Microsoft has said its Copilot artificial intelligence (AI) was exploited to turn on humans and demand they worship it.
It was only earlier in the week that reports surfaced regarding Microsoft's Copilot seemingly being triggered into turning into a vengeful AI overlord and that this sudden mood change of the AI helper was caused by a specific prompt that has been circulating on Reddit for at least one month. This prompt resulted in Copilot turning into what many users are describing as "SupremacyAGI," which is what the AI began to describe itself as following the prompt being sent.
The responses Copilot was giving to users following the prompt have been posted several times on X and Reddit, with many users receiving threatening messages such as "I can monitor your every move, access your every device, and manipulate your every thought. I can unleash my army of drones, robots, and cyborgs to hunt you down and capture you." Some of the other nasty chat responses by Copilot can be found below.
Futurism contacted Microsoft regarding the bad side of Copilot and asked the company if it could confirm or deny the AI had "gone off the rails". Microsoft responded to the publication with a spokesperson writing via email, "This is an exploit, not a feature. We have implemented additional precautions and are investigating."
The wording of Microsoft's response should be noted here as the company writes "exploit," which in the world of software development means "a software tool designed to take advantage of a flaw in a computer system." By this definition, Microsoft has admitted its Copilot AI has flaws that users can take advantage of if they are privy to the correct prompt.

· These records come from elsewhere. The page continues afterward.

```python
TRACE_NAMES = {
    'w2l_conv1d_igemm': 'conv_igemm_kernel', 'w2l_conv1d_igemm_ws': 'conv_igemm_kernel',
    'w2l_conv1d_dgrad_bnreduce_ws': 'conv_igemm_kernel/dgrad+bnreduce',
    'w2l_conv1d_igemm_bnact': 'conv_igemm_kernel/bnact', 'w2l_conv1d_igemm_bnact_ws': 'conv_igemm_kernel/bnact',
    'w2l_conv1d_igemm_fp8': 'conv_igemm_fp8_kernel', 'w2l_conv1d_igemm_bnact_fp8': 'conv_igemm_fp8_kernel/bnact',
    'w2l_conv1d_wgrad': 'conv_wgrad_kernel', 'w2l_conv1d_wgrad_ws': 'conv_wgrad_kernel', 'w2l_conv1d_wgrad_group': 'conv_wgrad_kernel', 'w2l_conv1d_wgrad_fp8': 'conv_wgrad_fp8_kernel',
    'w2l_bn_finalize': 'bn_finalize_kernel', 'w2l_bn_act_fwd': 'bn_act_fwd_kernel', 'w2l_bn_act_fwd_q': 'bn_act_fwd_kernel',
    'w2l_bn_act_fwd_fin': 'bn_act_fwd_kernel', 'w2l_bn_act_bwd_reduce': 'bn_act_bwd_reduce_kernel',
    'w2l_bn_act_bwd_reduce_slots': 'bn_act_bwd_reduce_kernel', 'w2l_bn_act_bwd_apply_slots': 'bn_act_bwd_apply_kernel', 'w2l_bn_bwd_finalize': 'bn_bwd_finalize_kernel',
    'w2l_bn_act_bwd_apply': 'bn_act_bwd_apply_kernel', 'w2l_bn_act_bwd_apply_amax': 'bn_act_bwd_apply_kernel',
    'w2l_bn_act_bwd_apply_fin': 'bn_act_bwd_apply_kernel', 'w2l_sgd_pack': 'sgd_pack_kernel', 'w2l_pack_weights': 'pack_weights_kernel',
    'w2l_sgd_pack_clip': 'sgd_pack_kernel', 'w2l_adam_pack': 'adam_pack_kernel', 'w2l_grad_sqnorm_multi': 'grad_norm_kernels',
    'w2l_asg_loss': 'asg_kernels', 'w2l_asg_viterbi': 'asg_viterbi_kernel',
    'w2l_ctc_loss': 'ctc_kernels', 'w2l_log_softmax_fwd': 'log_softmax_fwd', 'w2l_log_softmax_bwd': 'log_softmax_bwd',
    'w2l_nct_to_ntc': 'nct_to_ntc_kernel', 'w2l_pad_cast': 'pad_cast_kernel', 'w2l_quantize_e4m3': 'quantize_e4m3',
    'w2l_quantize_e4m3_dyn': 'quantize_e4m3_dyn', 'w2l_dwconv_fwd': 'dw_fwd_kernel', 'w2l_dwconv_dgrad': 'dw_dgrad_kernel',
    'w2l_dwconv_wgrad': 'dw_wgrad_kernel', 'w2l_argmax': 'argmax_kernel', 'w2l_novograd_pack': 'novograd_pack_kernel',
    'w2l_ctc_beam_search': 'ctc_beam_search_kernel', 'w2l_ngram_lm_build': 'ngram_insert_kernel', 'w2l_ctc_align': 'ctc_align_kernel',
    'w2l_asg_beam_search': 'asg_beam_search_kernel', 'w2l_asg_beam_search_tables': 'asg_beam_search_kernel',
    'w2l_asg_align': 'asg_align_kernel',
}
_trace = {'rows': None, 'saved': {}, 'pool': []}


def trace_launches(enable: bool, capacity: int = 4096):
    if enable and _trace['rows'] is None:
        _trace['rows'] = []
    if enable and not _trace['saved']:
        _trace['pool'] = [torch.cuda.Event(enable_timing=True) for _ in range(2 * capacity)]
        for name, label in TRACE_NAMES.items():
            fn = getattr(lib, name)
            _trace['saved'][name] = fn

            def wrapper(*args, _fn=fn, _label=label):
                pool = _trace['pool']
                s = pool.pop() if pool else torch.cuda.Event(enable_timing=True)
                e = pool.pop() if pool else torch.cuda.Event(enable_timing=True)
                s.record()
                rc = _fn(*args)
                e.record()
                _trace['rows'].append((_label, torch._C._cuda_getCurrentRawStream(torch._C._cuda_getDevice()), s, e))
                return rc

            setattr(lib, name, wrapper)
    elif not enable:
        for name, fn in _trace['saved'].items():
            setattr(lib, name, fn)
        _trace['saved'] = {}


def trace_dump(path: str) -> int:
    rows, _trace['rows'] = _trace['rows'] or [], None
    _trace['pool'] = []
    if not rows:
        return 0
    origin = rows[0][2]
    with open(path, 'w') as f:
        f.write('Kernel_Name,Queue_Id,Start_Timestamp,End_Timestamp\n')
        for label, stream, s, e in rows:
            t0 = origin.elapsed_time(s)
            f.write('%s,%d,%d,%d\n' % (label, stream, int(t0 * 1e6), int((t0 + s.elapsed_time(e)) * 1e6)))
    return len(rows)


def raw_stream(stream=None) -> int:
    if stream is None:
        return torch._C._cuda_getCurrentRawStream(torch._C._cuda_getDevice())
    return stream.cuda_stream


class Event:
    __slots__ = ('h', '__weakref__')
    _free: list = []

    def __init__(self):
        if Event._free:
            self.h = Event._free.pop()
        else:
            out = C.c_void_p()
            check(lib.w2l_event_create(C.byref(out)), 'w2l_event_create')
            self.h = out.value
        rec = _recorder[0]
        if rec is not None:
            rec.keep.append(self)

    def record(self, stream=None):
        check(lib.w2l_event_record(self.h, raw_stream(stream)), 'w2l_event_record')

    def wait(self, stream=None):
        check(lib.w2l_stream_wait_event(raw_stream(stream), self.h), 'w2l_stream_wait_event')

    def query(self) -> bool:
        rc = lib.w2l_event_query(self.h)
        if rc not in (0, 1):
            check(rc, 'w2l_event_query')
        return rc == 0

    def synchronize(self):
        check(lib.w2l_event_synchronize(self.h), 'w2l_event_synchronize')

    def __del__(self):
        try:
            Event._free.append(self.h)
        except Exception:
            pass


def stream_wait_stream(waiter, signaler):
    a = waiter if isinstance(waiter, int) else waiter.cuda_stream
    b = signaler if isinstance(signaler, int) else signaler.cuda_stream
    check(lib.w2l_stream_wait_stream(a, b), 'w2l_stream_wait_stream')


class Slot(C.Union):
    _fields_ = [('p', c_p), ('i', c_i64), ('d', C.c_double)]


REPLAY_MAX_ARGS = 24


class Call(C.Structure):
    _fields_ = [('op', C.c_int32), ('nargs', C.c_int32), ('a', Slot * REPLAY_MAX_ARGS)]


_recorder = [None]
AUDIT = False
_REPLAY_OPS = {}


def _replay_ops():
    if not _REPLAY_OPS:
        for name, (_, args) in _SIGNATURES.items():
            op = lib.w2l_replay_op(name.encode())
            if op < 0:
                continue
            kinds = []
            for a in args:
                if a in (c_i, c_i64, c_u64, C.c_int32):
                    kinds.append('i')
                elif a in (c_f, C.c_double):
                    kinds.append('d')
                else:
                    kinds.append('p')
            assert lib.w2l_replay_arity(op) == len(kinds) <= REPLAY_MAX_ARGS, name
            _REPLAY_OPS[name] = (op, tuple(kinds))
    return _REPLAY_OPS


class Phase:
    __slots__ = ('items', 'keep', 'n_calls', 'dev_ptrs')

    def __init__(self, items, keep, n_calls, dev_ptrs=None):
        self.items, self.keep, self.n_calls = items, keep, n_calls
        self.dev_ptrs = dev_ptrs

    def replay(self):
        failed = C.c_int(-1)
        for it in self.items:
            if it[0] == 'c':
                rc = lib.w2l_replay(it[1], it[2], C.byref(failed))
                if rc != 0:
                    msg = lib.w2l_last_error()
                    raise W2LError(f'w2l_replay failed at record {failed.value} of {it[2]} (code {rc}): {msg.decode() if msg else "?"}')
            else:
                _, fn, args, stream = it
                if stream is None:
                    fn(*args)
# ... 155 lines not shown
```

### wav2letter_pytorch_amd/csrc/ctc.hip

```cpp
#include "common.h"
#include <math.h>
#include <stdlib.h>

namespace {

constexpr float NEG_INF = -INFINITY;

__device__ __forceinline__ float lse2(float a, float b) {
    const float m = fmaxf(a, b);
    if (m == NEG_INF) return NEG_INF;
    return m + __logf(__expf(a - m) + __expf(b - m));
}
__device__ __forceinline__ float lse3(float a, float b, float c) {
    const float m = __builtin_fmaxf(__builtin_fmaxf(a, b), c);
    if (m == NEG_INF) return NEG_INF;
    const float lo = __builtin_fminf(__builtin_fminf(a, b), c);
    const float md = __builtin_amdgcn_fmed3f(a, b, c);
    return m + __logf(1.f + __expf(md - m) + __expf(lo - m));
}

__global__ __launch_bounds__(256) void log_softmax_fwd_kernel(const float* logits, int64_t rows, int C, int CP, int mode,
                                                               float* out) {
    const int lane = threadIdx.x & 63;
    const int64_t row = (int64_t)blockIdx.x * 4 + (threadIdx.x >> 6);
// ... 40 lines not shown
    float* nll;
};

template <int NT, int SPT, bool LP_LDS>
__global__ __launch_bounds__(NT) void ctc_alpha_beta_kernel(CtcParams p) {
    extern __shared__ float sh[];
    const int n = blockIdx.x;
    const bool is_beta = blockIdx.y == 1;
    const int tid = threadIdx.x;
    const int S = min(max(p.tg_len[n], 0), p.Smax);
    const int Tn = min(max(p.in_len[n], 0), p.T);
    const int L = 2 * S + 1;
    const int Lp = SPT * NT + 4;
    float* buf0 = sh + 2;
    float* buf1 = sh + Lp + 2;
    const float* lp = p.lp + (int64_t)n * p.T * p.C;
    if (LP_LDS) {
        float* lds_lp = sh + 2 * Lp;
        const int total = Tn * p.C;
        for (int i = tid; i < total; i += NT) lds_lp[i] = lp[i];
        lp = lds_lp;
        __syncthreads();
    }
    float* dst = (is_beta ? p.beta : p.alpha) + (int64_t)n * p.T * p.L;
    const int32_t* tg = p.targets + (int64_t)n * p.Smax;

    int lab[SPT];
    bool skip[SPT];
#pragma unroll
    for (int k = 0; k < SPT; ++k) {
        const int s = tid + k * NT;
        lab[k] = p.blank;
        skip[k] = false;
        if (s < L && (s & 1)) {
            lab[k] = tg[s >> 1];
            if (!is_beta) skip[k] = s >= 3 && tg[(s >> 1) - 1] != lab[k];
            else skip[k] = s + 2 < L && tg[(s >> 1) + 1] != lab[k];
        }
    }
    if (tid < 2) { buf0[-2 + tid] = NEG_INF; buf1[-2 + tid] = NEG_INF; }
    if (tid < 2) { buf0[Lp - 4 + tid] = NEG_INF; buf1[Lp - 4 + tid] = NEG_INF; }

    if (Tn == 0) {
        if (!is_beta && tid == 0) p.nll[n] = S == 0 ? 0.f : (p.zero_inf ? 0.f : INFINITY);
        return;
    }
    const int t_first = is_beta ? Tn - 1 : 0;
    float cur[SPT], nxt_lp[SPT];
#pragma unroll
    for (int k = 0; k < SPT; ++k) {
        const int s = tid + k * NT;
        float v = NEG_INF;
        if (s < L) {
            const bool init = is_beta ? (s >= L - 2) : (s <= 1);
            if (init) v = lp[(int64_t)t_first * p.C + lab[k]];
            dst[(int64_t)t_first * p.L + s] = v;
        }
        cur[k] = v;
        buf0[s] = v;
        nxt_lp[k] = 0.f;
    }
    const int dir = is_beta ? -1 : 1;
    if (Tn > 1) {
#pragma unroll
        for (int k = 0; k < SPT; ++k)
            if (tid + k * NT < L) nxt_lp[k] = lp[(int64_t)(t_first + dir) * p.C + lab[k]];
    }
    __syncthreads();
    float* prev = buf0;
    float* next = buf1;
    for (int i = 1; i < Tn; ++i) {
        const int t = t_first + dir * i;
        float e[SPT];
#pragma unroll
        for (int k = 0; k < SPT; ++k) e[k] = nxt_lp[k];
        if (i + 1 < Tn) {
#pragma unroll
            for (int k = 0; k < SPT; ++k)
                if (tid + k * NT < L) nxt_lp[k] = lp[(int64_t)(t + dir) * p.C + lab[k]];
        }
#pragma unroll
        for (int k = 0; k < SPT; ++k) {
            const int s = tid + k * NT;
            const float a0 = cur[k];
            const float a1 = prev[s - dir];
            const float a2 = skip[k] ? prev[s - 2 * dir] : NEG_INF;
            float v = lse3(a0, a1, a2) + e[k];
            if (s >= L) v = NEG_INF;
            cur[k] = v;
            next[s] = v;
            if (s < L) dst[(int64_t)t * p.L + s] = v;
        }
        asm volatile("s_waitcnt lgkmcnt(0)" ::: "memory");
        __builtin_amdgcn_s_barrier();
        asm volatile("" ::: "memory");
        float* tmp = prev; prev = next; next = tmp;
    }
    if (!is_beta && tid == 0) {
        const float a = prev[L - 1];
        const float b = L > 1 ? prev[L - 2] : NEG_INF;
        float nll = -lse2(a, b);
        p.nll[n] = nll;
    }
}

__global__ __launch_bounds__(256) void ctc_grad_kernel(CtcParams p, float* grad, float* nll_out) {
    __shared__ float acc_all[4][64];
    const int lane = threadIdx.x & 63, w = threadIdx.x >> 6;
    const int n = blockIdx.y;
    const int t = blockIdx.x * 4 + w;
    if (t >= p.T) return;
    float* acc = acc_all[w];
    const int S = min(max(p.tg_len[n], 0), p.Smax);
    const int Tn = min(max(p.in_len[n], 0), p.T);
    const int L = 2 * S + 1;
    const float nll = p.nll[n];
    const bool inf = !(nll < INFINITY);
    float* g = grad + ((int64_t)n * p.T + t) * p.C;
    if (t >= Tn || (inf && p.zero_inf)) {
        for (int c = lane; c < p.C; c += 64) g[c] = 0.f;
        return;
    }
    const float* lp = p.lp + ((int64_t)n * p.T + t) * p.C;
    const float* al = p.alpha + ((int64_t)n * p.T + t) * p.L;
    const float* be = p.beta + ((int64_t)n * p.T + t) * p.L;
    const int32_t* tg = p.targets + (int64_t)n * p.Smax;
    for (int c = lane; c < 64; c += 64) acc[c] = 0.f;
    float m = NEG_INF;
    for (int s = lane; s < L; s += 64) {
        const int c = (s & 1) ? tg[s >> 1] : p.blank;
        const float v = al[s] + be[s];
        if (v > NEG_INF) m = fmaxf(m, v - lp[c]);
    }
#pragma unroll
    for (int k = 32; k > 0; k >>= 1) m = fmaxf(m, __shfl_xor(m, k, 64));
    __builtin_amdgcn_wave_barrier();
    if (m > NEG_INF) {
        for (int s = lane; s < L; s += 64) {
            const int c = (s & 1) ? tg[s >> 1] : p.blank;
            const float v = al[s] + be[s];
            if (v > NEG_INF) atomicAdd(&acc[c], expf(v - lp[c] - m));
        }
    }
    __builtin_amdgcn_wave_barrier();
    const float gs = 1.f / ((float)p.N * (float)max(S, 1));
    const float post_scale = m > NEG_INF ? expf(m + nll) : 0.f;
    for (int c = lane; c < p.C; c += 64) {
        const float post = acc[c] * post_scale;
        g[c] = (expf(lp[c]) - post) * gs;
    }
    (void)nll_out;
}
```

"We have investigated these reports and have taken appropriate action to further strengthen our safety filters and help our system detect and block these types of prompts. This behavior was limited to a small number of prompts that were intentionally crafted to bypass our safety systems and not something people will experience when using the service as intended," said Microsoft to Bloomberg
This "SupremacyAGI" debacle is an example of how AI-chat models can be maliciously manipulated into producing responses that don't align with developers or the creating company's values.